**Goal of the exercise**
If a line in the entries contains the word "coefs", list it.

**Data excerpts**
bool fast_geometry(const fhip_params &p, int n, int *C, int *T)
{
    if (n < 192 || n > FHIP_MAX_BLOCK) return false;
    int odd = n, lg = 0;
    while ((odd & 1) == 0) { odd >>= 1; lg++; }
    int c, t;
    if (odd == 1) {
        if (n >= 4096) { c = 16; t = n / 16; }
        else if (n >= 2048) { c = 8; t = 256; }
        else if (n >= 1024) { c = 4; t = 256; }
        else if (n == 512) {
            c = 8; t = 64;
            if ((n >> p.max_partition_order) < 8 && (n >> p.max_partition_order) >= 2) { c = 2; t = 256; }
        }
        else if (n == 256) { c = 4; t = 64; }
        else return false;
    } else if (odd == 9) {
        c = 9; t = 1 << lg;
        if (t >= 512) { c = 18; t >>= 1; }
    } else if (odd == 3) {
        c = 3; t = 1 << lg;
        if (t > 1024) { c = 6; t >>= 1; }
        if (t > 1024) { c = 0; }
        if (lg == 10 || lg == 11) { c = 12; t = 1 << (lg - 2); }
        if (lg == 9) { c = 6; t = 256; }
    } else if ((odd == 5 || odd == 7) && (lg == 9 || lg == 10)) {
        c = 2 * odd; t = 1 << (lg - 1);
    } else {
        return false;
    }
    if (const char *g = getenv("FHIP_K3_GEOM")) {
        int gc = 0, gt = 0;
        if (sscanf(g, "%d,%d", &gc, &gt) == 2 && gc * gt == n) { c = gc; t = gt; }
    }
    if (c == 0 || t < 64 || t > 1024) return false;
    if ((n >> p.max_partition_order) < c && odd == 1) return false;
    *C = c; *T = t;
    return true;
}

bool narrow_rows_ok(const fhip_params &p, int nsub, int n, bool lpc_path, bool wave_typed_k1)
{
    static const bool off = getenv("FHIP_NO_NARROW") != nullptr || getenv("FHIP_K3_GENERIC") != nullptr;
    if (off || p.channels != 2 || (n & 3) != 0 || n > 8192) return false;
    int fc = 0, ft = 0;
    if (!fast_geometry(p, n, &fc, &ft) || (fc % 8) != 0) return false;
    if (lpc_path && !wave_typed_k1 && !autocorr_is_wave_typed(nsub, n, p.max_prediction_order)) return false;
    return true;
}

int encode_group(const fhip_params &p, int n, bool order_known)
{
    static const bool generic = getenv("FHIP_K3_GENERIC") != nullptr;
    int fc = 0, ft = 0;
    if (generic || !fast_geometry(p, n, &fc, &ft)) return -1;
    const bool single_row = (p.prediction_type == 2) && (n > p.max_prediction_order) && (p.order_method <= 1 || order_known);
    if (!single_row) return -1;
    if (ft == 256 && (fc == 2 || fc == 4 || fc == 8 || fc == 10 || fc == 12 || fc == 14 || fc == 16)) return 256;
    return -1;
}

hipError_t launch_encode_bins(hipStream_t st, const fhip_params &p, const MultiBin &mb, const int32_t *smp,
                              const int32_t *coefs, const int32_t *shift, const int32_t *opt_order, const int32_t *fin,
                              fhip_subframe_info *info, const fhip_subframe_info *prep, uint8_t *bits)
{
    if (mb.nbins < 1) return hipSuccess;
    const int grid = mb.wg0[mb.nbins];
    if (grid == 0) return hipSuccess;
    if (!prep || prep == info) return hipErrorInvalidValue;
    const int mode = (p.max_prediction_order > 8) ? 3 : 0;
    size_t lds = 0;
    for (int k = 0; k < mb.nbins; k++) {
        int fc = 0, ft = 0;
        if (encode_group(p, mb.n[k], true) != 256 || !fast_geometry(p, mb.n[k], &fc, &ft)) return hipErrorInvalidValue;
        size_t off[12], img = 0;
#define SZ_(CC) if (fc == CC) img = (size_t)SmpImg<CC, 256>::SIZE
        SZ_(2); SZ_(4); SZ_(8); SZ_(10); SZ_(12); SZ_(14); SZ_(16);
#undef SZ_
        const size_t l = fast_lds_layout(mb.n[k], img, off, fast_wide_window(mode, p.bits_per_sample));
        lds = l > lds ? l : lds;
    }
#define LAUNCH_EB(MM)                                                                        \
    do {                                                                                     \
        hipError_t er = hipFuncSetAttribute(reinterpret_cast<const void *>(&k_encode_bins<MM>), \
                                            hipFuncAttributeMaxDynamicSharedMemorySize, (int)lds); \
        if (er != hipSuccess) return er;                                                     \
        hipLaunchKernelGGL((k_encode_bins<MM>), dim3(grid), dim3(256), lds, st, p, mb, smp, coefs, shift, opt_order, \
                           fin, info, prep, bits);                                           \
        return hipGetLastError();                                                            \
    } while (0)
    if (mode == 3) LAUNCH_EB(3);
    LAUNCH_EB(0);
#undef LAUNCH_EB
}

**Reply to the exercise**
                              const int32_t *coefs, const int32_t *shift, const int32_t *opt_order, const int32_t *fin,
        hipLaunchKernelGGL((k_encode_bins<MM>), dim3(grid), dim3(256), lds, st, p, mb, smp, coefs, shift, opt_order, \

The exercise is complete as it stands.